The short answer is that scraping isn't a CFAA offence but might be a terms and conditions violation, depending on the specifics of the access.
The index would just point a local crawler towards hubs of resources, links, feeds, and specialized search engines. Then fresh information would come from the crawler itself. My thinking is that reputable sites don't appear every day, if you update your local index once every few months it is sufficient.
The index could host 1..10...100M stubs, each one touching on a different topic, and concentrating the best entry points on the web for that topic. A local LLM can RAG-search it, and use an agent to crawl from there on.

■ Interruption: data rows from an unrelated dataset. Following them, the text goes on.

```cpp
template <int M>
__global__ __launch_bounds__(SSC_NT, 4) void k_ssc(SscArgs A) {
    using C = SscCfg<M>;
    constexpr bool G = M == 1;
    extern __shared__ uint32_t lds[];
    const int img = blockIdx.x % A.nimg, l = blockIdx.x / A.nimg;
    const int task = img * A.nLevels + l;
    const int* lc = A.levelCount + (size_t)img * (MAX_LEVELS + 1);
    int coff = 0;
    for (int q = 0; q < l; q++) coff += lc[q];
    const int n = lc[l];
    const int mode = (A.forceGlobal || n > SSC_NMAX_LDS) ? 1 : (n > SSC_NMAX_SMALL ? 0 : 2);
    if (mode != M) return;
    uint32_t* sortedU = G ? A.sortedG + (size_t)img * A.candCap + coff : lds;
    uint32_t* a = G ? A.aG + (size_t)img * A.candCap + coff : lds + C::NMAX;
    uint16_t* Lp = (uint16_t*)sortedU;
    uint16_t* Rp = Lp + (G ? n : C::NMAX);
    uint32_t* seg = G ? lds : lds + 2 * C::NMAX;
    uint32_t* arena = G ? lds + 4 * C::SEGMAX : lds + C::NMAX;
    int* h2 = G ? (int*)arena : (int*)seg;
    __shared__ int hist[256], sCnt[4], sFail, sW[2 * SSC_NW + 2];
    __shared__ int cacheW[64], cacheC[64], cacheSlot[64], nCache, sched[8], nSched, sFinal, sDone, sSolo;
    __shared__ int sLow, sHigh, sPrev, sLast;
    __shared__ int pre[C::PICKW];
    const int tid = threadIdx.x, lane = tid & 63;
    const int wave = __builtin_amdgcn_readfirstlane(tid >> 6);
#ifdef VSLAM_SSC_STAMPS
    long long st_t = clock64();
    long long* st = (long long*)(A.taskCount + A.nimg * MAX_LEVELS) + (size_t)task * 8;
#define SSC_STAMP(k) do { if (tid == 0) { const long long n_ = clock64(); st[k] = n_ - st_t; st_t = n_; } } while (0)
#else
#define SSC_STAMP(k) do {} while (0)
#endif
    const uint32_t* cand = A.cand + (size_t)img * A.candCap + coff;
    uint32_t* out = A.tmp + (size_t)img * A.candCap + coff;
    int* taskCount = A.taskCount + task;
    if (lc[MAX_LEVELS] > A.candCap) { if (tid == 0) { A.flags[2 * img + 1] = 1; *taskCount = 0; } return; }
    const int numRet = A.numRet[l];
    if (n <= numRet) {
        for (int i = tid; i < n; i += SSC_NT) out[i] = cand[i];
        if (tid == 0) *taskCount = n;
        return;
    }
    if (n > C::NMAX) { if (tid == 0) { atomicOr(&A.flags[2 * img], 1); *taskCount = 0; } return; }

    for (int i = tid; i < n; i += SSC_NT) a[i] = ((uint32_t)cand_s(cand[i]) << 16) | (uint32_t)i;
    if (tid < 256) hist[tid] = 0;
    if (tid == 0) {
        sFail = 0;
        int lg = 0;
        while ((1 << (lg + 1)) <= n) lg++;
        sCnt[0] = sCnt[1] = sCnt[2] = sCnt[3] = 0;
        if (n > 16) ssc_push(seg, &sCnt[0], C::SEGMAX, 0, n, 2 * lg, &sFail);
    }
    ssc_fence<G>();
    __syncthreads();
    int cur = 0;
    for (;;) {
        const int nseg = min(sCnt[cur], C::SEGMAX - SSC_LONGMAX), nlong = min(sCnt[2 + cur], SSC_LONGMAX);
        if (nseg == 0 && nlong == 0) break;
        const uint32_t* segL = seg + cur * C::SEGMAX * 2;
        const uint32_t* segC = segL + 2 * SSC_LONGMAX;
        uint32_t* segN = seg + (cur ^ 1) * C::SEGMAX * 2;
        int* cntN = &sCnt[cur ^ 1];
        for (int s = 0; s < nlong; s++) {
            const int f = (int)(segL[2 * s] & 0xffffu), e = (int)(segL[2 * s] >> 16), depth = (int)segL[2 * s + 1];
            if (depth == 0) { if (tid == 0) ssc_heapsort<G>(a + f, e - f); continue; }
            ssc_partition_coop<G>(a, Lp, Rp, f, e, depth, sW, segN, cntN, C::SEGMAX, &sFail);
        }
        for (int s = wave; s < nseg; s += SSC_NW) {
            const uint32_t sfe = (uint32_t)__builtin_amdgcn_readfirstlane((int)segC[2 * s]);
            const int f = (int)(sfe & 0xffffu), e = (int)(sfe >> 16), depth = __builtin_amdgcn_readfirstlane((int)segC[2 * s + 1]);
            if (depth == 0) { if (lane == 0) ssc_heapsort<G>(a + f, e - f); continue; }
            if (e - f <= 64) {
                ssc_small_segment<G>(a, f, e, depth, Lp, Rp, segN, cntN, C::SEGMAX, &sFail);
                continue;
            }
            if (lane == 0) ssc_median_to_first(a, f, e);
            ssc_fence<G>();
            const uint32_t pk = a[f] >> 16;
            int nL = 0, nR = 0;
            for (int base = f + 1; base < e; base += 64) {
                const int x = base + lane;
                const bool v = x < e;
                const uint32_t kx = v ? (a[x] >> 16) : 0u;
                const bool isL = v && kx >= pk, isR = v && kx <= pk;
                const unsigned long long bl = __ballot(isL), br = __ballot(isR);
                const unsigned long long lt = (1ull << lane) - 1ull;
                if (isL) Lp[f + 1 + nL + __popcll(bl & lt)] = (uint16_t)x;
                if (isR) Rp[f + 1 + nR + __popcll(br & lt)] = (uint16_t)x;
                nL += __popcll(bl); nR += __popcll(br);
            }
            ssc_fence<G>();
            const int nPair = min(nL, nR);
            int K = 0;
            for (int base = 0; base < nPair; base += 64) {
                const int k = base + lane;
                const bool ok = k < nPair && Lp[f + 1 + k] < Rp[f + 1 + nR - 1 - k];
                const unsigned long long bo = __ballot(ok);
                K += __popcll(bo);
                if (bo != ~0ull) break;
            }
            for (int k = lane; k < K; k += 64) {
                const int xl = Lp[f + 1 + k], xr = Rp[f + 1 + nR - 1 - k];
                const uint32_t t = a[xl]; a[xl] = a[xr]; a[xr] = t;
            }
            ssc_fence<G>();
            int cut = K >= 1 ? (int)Rp[f + 1 + nR - K] : e;
            if (K < nL) cut = min(cut, (int)Lp[f + 1 + K]);
            if (lane == 0) {
                if (e - cut > 16) ssc_push(segN, cntN, C::SEGMAX, cut, e, depth - 1, &sFail);
                if (cut - f > 16) ssc_push(segN, cntN, C::SEGMAX, f, cut, depth - 1, &sFail);
            }
        }
        ssc_fence<G>();
        __syncthreads();
        if (tid == 0) { sCnt[cur] = 0; sCnt[2 + cur] = 0; }
        cur ^= 1;
        __syncthreads();
    }
    SSC_STAMP(0);
    if (sFail) { if (tid == 0) { atomicOr(&A.flags[2 * img], sFail); *taskCount = 0; } return; }
    for (int i = tid; i < SSC_NW * 256; i += SSC_NT) h2[i] = 0;
    __syncthreads();
    const int per = ((n + SSC_NW - 1) / SSC_NW + 63) & ~63;
    const int s0 = min(n, wave * per), s1 = min(n, s0 + per);
    for (int i = s0 + lane; i < s1; i += 64) atomicAdd(&h2[wave * 256 + (int)(a[i] >> 16)], 1);
    __syncthreads();
    if (tid < 256) { int t = 0; for (int w = 0; w < SSC_NW; w++) t += h2[w * 256 + tid]; hist[tid] = t; }
    __syncthreads();
    if (wave == 0) {
        int run = 0;
        for (int base = 0; base < 256; base += 64) {
            const int v = hist[base + lane];
            int incl = v;
#pragma unroll
            for (int d = 1; d < 64; d <<= 1) { const int t = __shfl_up(incl, d); if (lane >= d) incl += t; }
            hist[base + lane] = run + incl - v;
            run += __shfl(incl, 63);
        }
    }
    __syncthreads();
    if (tid < 256) { int run = hist[tid]; for (int w = 0; w < SSC_NW; w++) { const int t = h2[w * 256 + tid]; h2[w * 256 + tid] = run; run += t; } }
    __syncthreads();
    {
        int* off = h2 + wave * 256;
        for (int base = s0; base < s1; base += 64) {
            const int i = base + lane;
            const bool v = i < s1;
// ... 5 lines not shown
                const unsigned long long bb = __ballot(v && ((key >> bit) & 1));
                same &= ((key >> bit) & 1) ? bb : ~bb;
            }
            same &= __ballot(v);
            if (v) {
                const int rank = __popcll(same & ((1ull << lane) - 1ull));
                sortedU[n - 1 - (off[key] + rank)] = cand[e & 0xffffu];
            }
            ssc_lds_fence();
            if (v && (same >> lane) == 1ull) off[key] += __popcll(same);
            ssc_lds_fence();
        }
    }
    ssc_fence<G>();
    __syncthreads();
    SSC_STAMP(1);
    const uint32_t* sc = sortedU;

    if (tid == 0) {
        sLow = max(1, (int)floor(sqrt((double)n / numRet)));
        sHigh = A.high[l]; sPrev = -1; sLast = -1; nCache = 0; sDone = 0; sFinal = -1; sSolo = 0;
    }
    __syncthreads();
    const int kmin = A.kmin[l], kmax = A.kmax[l];
    const int cols = A.cols[l], rows = A.rows[l];
    uint32_t* gridG = A.gridG + A.gridOff[task];
    constexpr int SLICE = C::ARENA / SSC_NPROBE;
    uint32_t* picksG = G ? A.picksG + (size_t)task * SSC_NPROBE * SSC_PICKW_G : nullptr;
    constexpr int PICKW_L = G ? 0 : C::PICKW;
    auto picks_of = [&](int slot) -> uint32_t* {
        if (G) return picksG + (size_t)(slot < 0 ? SSC_NPROBE - 1 : slot) * SSC_PICKW_G;
        return slot < 0 ? arena + C::ARENA - PICKW_L : arena + slot * SLICE + SLICE - PICKW_L;
    };
    for (int round = 0; round < 64; round++) {
        if (tid == 0) {
            nSched = 0;
            for (;;) {
                const int width = sLow + (sHigh - sLow) / 2;
                if (width == sPrev || sLow > sHigh) { sFinal = sLast; sDone = 1; break; }
                int cnt = -1;
                for (int q = 0; q < nCache; q++) if (cacheW[q] == width) cnt = cacheC[q];
                if (cnt < 0) break;
                sLast = width;
                if (cnt >= kmin && cnt <= kmax) { sFinal = width; sDone = 1; break; }
                if (cnt < kmin) sHigh = width - 1; else sLow = width + 1;
                sPrev = width;
            }
            if (!sDone) {
                int qlow[8], qhigh[8], qprev[8];
                qlow[1] = sLow; qhigh[1] = sHigh; qprev[1] = sPrev;
                for (int node = 1; node < 8; node++) {
                    const int lo = qlow[node], hi = qhigh[node], pv = qprev[node];
                    const int width = lo + (hi - lo) / 2;
                    const bool term = lo > hi || width == pv;
                    if (!term) {
                        bool dup = false;
                        for (int q = 0; q < nSched; q++) dup |= sched[q] == width;
                        for (int q = 0; q < nCache; q++) dup |= cacheW[q] == width;
                        if (!dup && nSched < SSC_NPROBE - 1) sched[nSched++] = width;
                    }
                    if (2 * node + 1 < 8) {
                        qlow[2 * node] = term ? 1 : lo; qhigh[2 * node] = term ? 0 : width - 1; qprev[2 * node] = width;
                        qlow[2 * node + 1] = term ? 1 : width + 1; qhigh[2 * node + 1] = term ? 0 : hi; qprev[2 * node + 1] = width;
                    }
                }
                if (sSolo) nSched = 1;
            }
// ... 123 lines not shown
```

Measured before the change: 28930.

If you solve search this way, without Google, and you also have local code execution sandbox, and local model, you can cut the cord.
Imagine this stack: local LLM, local search stub index, and local code execution sandbox - a sovereign stack. You can get some privacy and independence back.
I imagine you'd get on just fine for short tail queries but the other cases (longer tail, recent queries, things that haven't been crawled) begin to add up.
I certainly did not and find using the content google scraped from my website for money or AI (which they also sell on a token basis) more questionable than some third party offering API access to it.
[1] https://docs.cloud.google.com/generative-ai-app-builder/docs...
https://blog.cloudflare.com/perplexity-is-using-stealth-unde...
Testimony https://medium.com/@brianwarner/celebritynetworths-statement...
CNW ended up putting up content for fake celebrity's after declining Google's request for API usage to prove that Google was scraping them.
They also started caring about this, probably because they don't want their competitors to get the same data as they have.